Future Directions: Making the reward differentiable relative to the generation step to reduce variance, and exploring more efficient exploration mechanisms beyond increasing \(G\).

vs WebR / MAmmoTH2 / Bonito: These convert corpora into SFT dialogue data using pipelines or meta-templates but remain fixed heuristics. OptimSyn optimizes directly for downstream improvement using training-aligned objectives.
vs Condor / Evol-Instruct: These iteratively improve synthetic data (e.g., via complexity evolution or reflection), but the criteria are still human-defined.
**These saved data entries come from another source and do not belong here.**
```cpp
int gcn10_gpu_deflate_fused_strip(gcn10_gpu_ctx *ctx, const uint8_t *esa, int W, int rows, const int32_t *cj,
                                  unsigned cond_mask, unsigned table_mask, uint8_t *arena_dev, size_t arena_cap,
                                  uint32_t *table_dev, unsigned long long *cursor_dev, gcn10_stream_t stream)
{
    int rc = use_device(ctx);
    if (rc)
        return rc;
    if (ctx->n_tables == 0)
        return fail(GCN10_E_STATE, "gcn10_gpu_deflate_fused_strip: call gcn10_gpu_set_tables first");
    if (ctx->n_classes == 0)
        return fail(GCN10_E_STATE, "gcn10_gpu_deflate_fused_strip: the lookup tables define more than 256 pixel "
                                   "classes; use gcn10_gpu_cn_strip + gcn10_gpu_deflate_strip");
    if (!ctx->d_hx || ctx->hx_W == 0 || (uint32_t)W != ctx->hx_W)
        return fail(GCN10_E_STATE, "gcn10_gpu_deflate_fused_strip: call gcn10_gpu_prepare_tile for W=%d first", W);
    if (W <= 0 || rows < 0 || cond_mask == 0 || (cond_mask & ~3u) || table_mask == 0 ||
        (table_mask >> ctx->n_tables))
        return fail(GCN10_E_INVAL, "gcn10_gpu_deflate_fused_strip: bad shape or masks");
    if (rows == 0)
        return GCN10_OK;
    if (!esa || !cj || !arena_dev || !table_dev || !cursor_dev)
        return fail(GCN10_E_INVAL, "gcn10_gpu_deflate_fused_strip: null pointer");
    if ((reinterpret_cast<uintptr_t>(arena_dev) & 15u) != 0)
        return fail(GCN10_E_INVAL, "gcn10_gpu_deflate_fused_strip: arena must be 16-byte aligned");

    FusedJob job;
    memset(&job, 0, sizeof job);
    job.esa = esa;
    job.hx = ctx->d_hx;
    job.cj = cj;
    job.class_of = ctx->d_class_of;
    job.hx_stride = ctx->hx_stride;
    job.hx_rows = ctx->hx_rows;
    job.seg_align = (uint32_t)ctx->arena_segment_align;
    for (int r = 0; r < GCN10_N_RASTERS; r++)
        if ((cond_mask >> (r / 9)) & 1u && (table_mask >> (r % 9)) & 1u)
            job.sel[job.n_sel++] = (uint8_t)r;
    job.t.arena = arena_dev;
    job.t.table = table_dev;
    job.t.cursor = cursor_dev;
    job.t.W = (uint32_t)W;
    job.t.rows = (uint32_t)rows;
    job.t.across = ((uint32_t)W + kTile - 1) / kTile;
    job.t.down = ((uint32_t)rows + kTile - 1) / kTile;
    if (arena_cap >= 0xfffffffeull)
        return fail(GCN10_E_INVAL, "tile encoder: an arena of %zu bytes does not fit 32-bit stream offsets "
                                   "(use fewer rows per strip)", arena_cap);
    job.t.arena_cap = arena_cap;
    const uint32_t positions = job.t.across * job.t.down;
    if ((uint64_t)positions * (uint64_t)(kMaxStream + kSlotAlign) >= 0xffffffffull)
        return fail(GCN10_E_INVAL, "tile encoder: %u tile positions in one strip (use fewer rows per strip)", positions);
    const uint64_t nblocks = (uint64_t)positions * job.n_sel;
    job.t.n_tiles = (uint32_t)nblocks;

    const size_t stats_bytes = ((size_t)nblocks * ((size_t)kHistWords * 4 + (size_t)kBookBytes) + 255) & ~(size_t)255;
    const size_t tok_bytes = (size_t)positions * kTokStride * sizeof(uint16_t);
    const size_t ntok_bytes = ((size_t)positions * sizeof(uint32_t) + 15) & ~(size_t)15;
    const size_t need = stats_bytes + tok_bytes + ntok_bytes + (size_t)nblocks * 8 + (size_t)job.n_sel * ((positions + 63u) / 64u) * 4;
    rc = gcn10::grow_workspace(&ctx->deflate_ws, &ctx->deflate_ws_cap, need);
    if (rc)
        return rc;
    job.t.hist = reinterpret_cast<uint32_t *>(ctx->deflate_ws);
    job.t.books = reinterpret_cast<uint8_t *>(ctx->deflate_ws) + (size_t)nblocks * kHistWords * 4;
    job.tok = reinterpret_cast<uint16_t *>(reinterpret_cast<uint8_t *>(ctx->deflate_ws) + stats_bytes);
    job.n_tok = reinterpret_cast<uint32_t *>(reinterpret_cast<uint8_t *>(ctx->deflate_ws) + stats_bytes + tok_bytes);
    job.t.sizes = table_dev;
    if (ctx->fused_emit != 0) {
        job.t.sizes = reinterpret_cast<uint32_t *>(reinterpret_cast<uint8_t *>(ctx->deflate_ws) + stats_bytes + tok_bytes + ntok_bytes);
        job.t.chunk_tot = job.t.sizes + (size_t)nblocks * 2;
        job.t.n_chunks = (positions + 63u) / 64u;
    }

    static_assert(sizeof(SharedFA) <= 80 * 1024, "two fused statistics workgroups per CU");
    static_assert(sizeof(SharedFA2) <= 80 * 1024, "two segment-parallel statistics workgroups (32 waves) per CU");
    static_assert(sizeof(SharedFC) <= 20 * 1024, "eight fused emit workgroups per CU");
    static_assert(sizeof(SharedFC2) <= 16 * 1024, "ten wave-independent emit workgroups per CU by LDS");
    if (!ctx->fused_ready) {
// ... 29 lines not shown
```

OptimSyn learns rubrics from model feedback.
vs Montessori-Instruct: This uses DPO to bias a teacher toward "helpful samples." OptimSyn highlights the mismatch between embedding similarity and training impact, optimizing the rubric as an upstream learnable component.

Rating¶

Novelty: ⭐⭐⭐⭐⭐ Using gradient influence as an RL reward for learning rubrics is a solid, counter-intuitive insight.
Experimental Thoroughness: ⭐⭐⭐⭐ Extensive ablation across model families/scales, though limited to two domains.
Writing Quality: ⭐⭐⭐⭐ Clear chain of motivation-insight-method; formulas and algorithms are complete.
Value: ⭐⭐⭐⭐⭐ Highly valuable for providing a portable, model-aligned SFT data synthesis paradigm for data-scarce domains.